(WHAT YOU WILL DO): Write out, word for word, the first line of the data below and every line after it through the one containing "7 && row1_only)".

(RECORDS FOR THE TASK):

diff --git a/indexed-merkle-tree-halo2_amd/csrc/imt_params.cpp b/indexed-merkle-tree-halo2_amd/csrc/imt_params.cpp
--- a/indexed-merkle-tree-halo2_amd/csrc/imt_params.cpp
+++ b/indexed-merkle-tree-halo2_amd/csrc/imt_params.cpp
@@ -78,7 +78,9 @@
     }
 }
 
-void HostPoseidon::permute_rec(HFr s[3]) const {
+void HostPoseidon::permute_rec(HFr s[3]) const { permute_sweep(s, nullptr, nullptr, false); }
+
+void HostPoseidon::permute_sweep(HFr s[3], const HFr* lane0_5, const HFr* lane2_5, bool row1_only) const {
     auto sbox = [&](HFr& x) {
         HFr x2 = F.mul(x, x), x4 = F.mul(x2, x2);
         x = F.mul(x4, x);
@@ -91,6 +93,12 @@
     auto full = [&](int f) {
         for (int i = 0; i < 3; i++) s[i] = F.add(s[i], sc_rc[f][i]);
         for (int i = 0; i < 3; i++) sbox(s[i]);
+        if (f == 0 && lane0_5) s[0] = *lane0_5;
+        if (f == 0 && lane2_5) s[2] = *lane2_5;
+        if (f == 7 && row1_only) {
+            s[1] = dot(sc_mats[f][1], s, 3);
+            return;
+        }
         const HFr n0 = (f == 0 || f == 4) ? dot(sc_mats[f][0], s, 3) : F.add(F.add(s[0], s[1]), s[2]);
         const HFr n1 = dot(sc_mats[f][1], s, 3), n2 = dot(sc_mats[f][2], s, 3);
         s[0] = n0; s[1] = n1; s[2] = n2;
@@ -166,6 +174,14 @@
     s[1] = F.add(s[1], c);
     s[2] = F.add(s[2], F.one());
     permute_opt(s);
+    return s[1];
+}
+
+HFr HostPoseidon::hash2_sweep(const HFr& a, const HFr& b, int zero_level) const {
+    HFr s[3] = {cap0, a, b};
+    permute_sweep(s, &sw_cap5, zero_level >= 0 ? &sw_zero5[zero_level] : nullptr, false);
+    s[1] = F.add(s[1], F.one());
+    permute_sweep(s, nullptr, nullptr, true);
     return s[1];
 }
 
@@ -444,6 +460,20 @@
             for (int j = 0; j < 3; j++) tr_pre[i][j] = a[j][i];
     }
 
+    {
+        auto pow5 = [&](const HFr& x) {
+            const HFr x2 = F.mul(x, x);
+            return F.mul(F.mul(x2, x2), x);
+        };
+        sw_cap5 = pow5(F.add(cap0, rc[0][0]));
+        HFr z = hash3(F.zero(), F.zero(), F.zero());
+        for (int l = 0; l < dev::SWEEP_ZERO_LEVELS; l++) {
+            sw_zero[l] = z;
+            sw_zero5[l] = pow5(F.add(z, rc[0][2]));
+            z = hash2(z, z);
+        }
+    }
+
     for (uint64_t t = 0; t < 6; t++) {
         HFr a[3] = {F.from_u64(t * 7919), F.from_u64(t * t + 1), F.mul(cap0, F.from_u64(t + 3))};
         if (t == 4) a[0] = a[1] = a[2] = F.sub(F.zero(), F.one());
@@ -466,7 +496,28 @@
             return false;
         }
     }
+    const int heights[5] = {0, 1, 31, 32, dev::SWEEP_ZERO_LEVELS - 1};
+    for (int t = 0; t < 6 + 5; t++) {
+        const int zl = t < 6 ? -1 : heights[t - 6];
+        HFr a = F.mul(cap0, F.from_u64(7919u * (uint64_t)t + 5)), b = F.from_u64((uint64_t)t * t + 1);
+        if (t == 1) a = b = F.zero();
+        if (t == 2) a = b = F.sub(F.zero(), F.one());
+        if (zl >= 0) b = sw_zero[zl];
+        HFr s[3] = {cap0, a, b};
+        permute_plain(s);
+        s[1] = F.add(s[1], F.one());
+        permute_plain(s);
+        if (!(s[1] == hash2_sweep(a, b, zl))) {
+            err = "level hash of the batch insertion disagrees with the plain form";
+            return false;
+        }
+    }
     return true;
+}
+
+void HostPoseidon::fill_sweep_consts(dev::SweepConsts& sw) const {
+    sw.cap5 = to_dev(sw_cap5);
+    for (int l = 0; l < dev::SWEEP_ZERO_LEVELS; l++) sw.zero5[l] = to_dev(sw_zero5[l]);
 }
 
 void HostPoseidon::fill_trace_consts(dev::TraceConsts& tc) const {
diff --git a/indexed-merkle-tree-halo2_amd/csrc/imt_params.hpp b/indexed-merkle-tree-halo2_amd/csrc/imt_params.hpp
--- a/indexed-merkle-tree-halo2_amd/csrc/imt_params.hpp
+++ b/indexed-merkle-tree-halo2_amd/csrc/imt_params.hpp
@@ -19,6 +19,7 @@
     HFr sc_rc[8][3];
     HFr sc_mats[8][3][3];
     HFr rec_k[57], rec_c[57][4], rec_exit[2][3];
+    HFr sw_cap5, sw_zero5[dev::SWEEP_ZERO_LEVELS], sw_zero[dev::SWEEP_ZERO_LEVELS];
     HFr tr_start[5][3], tr_partial[57], tr_end[3][3];
     HFr tr_pre[3][3];
     HFr tr_row[57][3], tr_col_hat[57][2];
@@ -28,6 +29,9 @@
     void permute_plain(HFr s[3]) const;
     void permute_opt(HFr s[3]) const;
     void permute_rec(HFr s[3]) const;
+    void permute_sweep(HFr s[3], const HFr* lane0_5, const HFr* lane2_5, bool row1_only) const;
+    HFr hash2_sweep(const HFr& a, const HFr& b, int zero_level) const;
+    void fill_sweep_consts(dev::SweepConsts& sw) const;
     void permute_spec(HFr s[3]) const;
     void fill_trace_consts(dev::TraceConsts& tc) const;
     HFr hash2(const HFr& a, const HFr& b) const;
diff --git a/indexed-merkle-tree-halo2_amd/csrc/imt_sweep_hash.hpp b/indexed-merkle-tree-halo2_amd/csrc/imt_sweep_hash.hpp
--- /dev/null
+++ b/indexed-merkle-tree-halo2_amd/csrc/imt_sweep_hash.hpp
@@ -0,0 +1,91 @@
+#pragma once
+#include "imt_device.hpp"
+
+namespace imt {
+namespace dev {
+
+IMT_HD void permute_sweep(const PoseidonConsts& pc, const SweepConsts& sw, Fe s[3], bool second, const Fe* zero5) {
+    constexpr int NSTEP = RF + RP;
+    Fe z3;
+#pragma unroll
+    for (int i = 0; i < NL; i++) z3.v[i] = 0;
+#pragma unroll 1
+    for (int st = 0; st < NSTEP; st++) {
+        if (st < RF / 2 || st >= RF / 2 + RP) {
+            const int fr = st < RF / 2 ? st : st - RP;
+            if (fr == RF / 2) {
+                const Fe v[3] = {s[0], s[1], z3};
+                const Fe zl = s[2];
+#pragma unroll 1
+                for (int i = 0; i < 2; i++) {
+                    Fe n;
+                    mont_dot_uc<3, false>(n, pc.rec_exit[i], v, v[0]);
+                    add_lazy(n, n, zl);
+                    normalize(n);
+                    s[1] = s[2]; s[2] = n;
+                }
+            }
+            const bool head = st == 0 && !second, tail = st == NSTEP - 1 && second;
+            const Fe* rc = (st == 0) ? (second ? pc.rc_h2p2 : pc.rc_full[0]) : pc.sc_rc[fr];
+            if (head) {
+                s[0] = sw.cap5;
+            } else {
+                add_lazy(s[0], s[0], rc[0]);
+                sbox(s[0]);
+            }
+            add_lazy(s[1], s[1], rc[1]);
+            sbox(s[1]);
+            if (head && zero5) {
+                s[2] = *zero5;
+            } else {
+                add_lazy(s[2], s[2], rc[2]);
+                sbox(s[2]);
+            }
+            const Fe(*mat)[3] = pc.sc_mats[fr];
+            Fe n1;
+            mont_dot_uc<3, false>(n1, mat[1], s, s[0]);
+            if (!tail) {
+                Fe n0, n2;
+                if (fr == 0 || fr == RF / 2) {
+                    mont_dot_uc<3, false>(n0, mat[0], s, s[0]);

(RESPONSE TO THE TASK):
diff --git a/indexed-merkle-tree-halo2_amd/csrc/imt_params.cpp b/indexed-merkle-tree-halo2_amd/csrc/imt_params.cpp
--- a/indexed-merkle-tree-halo2_amd/csrc/imt_params.cpp
+++ b/indexed-merkle-tree-halo2_amd/csrc/imt_params.cpp
@@ -78,7 +78,9 @@
     }
 }
 
-void HostPoseidon::permute_rec(HFr s[3]) const {
+void HostPoseidon::permute_rec(HFr s[3]) const { permute_sweep(s, nullptr, nullptr, false); }
+
+void HostPoseidon::permute_sweep(HFr s[3], const HFr* lane0_5, const HFr* lane2_5, bool row1_only) const {
     auto sbox = [&](HFr& x) {
         HFr x2 = F.mul(x, x), x4 = F.mul(x2, x2);
         x = F.mul(x4, x);
@@ -91,6 +93,12 @@
     auto full = [&](int f) {
         for (int i = 0; i < 3; i++) s[i] = F.add(s[i], sc_rc[f][i]);
         for (int i = 0; i < 3; i++) sbox(s[i]);
+        if (f == 0 && lane0_5) s[0] = *lane0_5;
+        if (f == 0 && lane2_5) s[2] = *lane2_5;
+        if (f == 7 && row1_only) {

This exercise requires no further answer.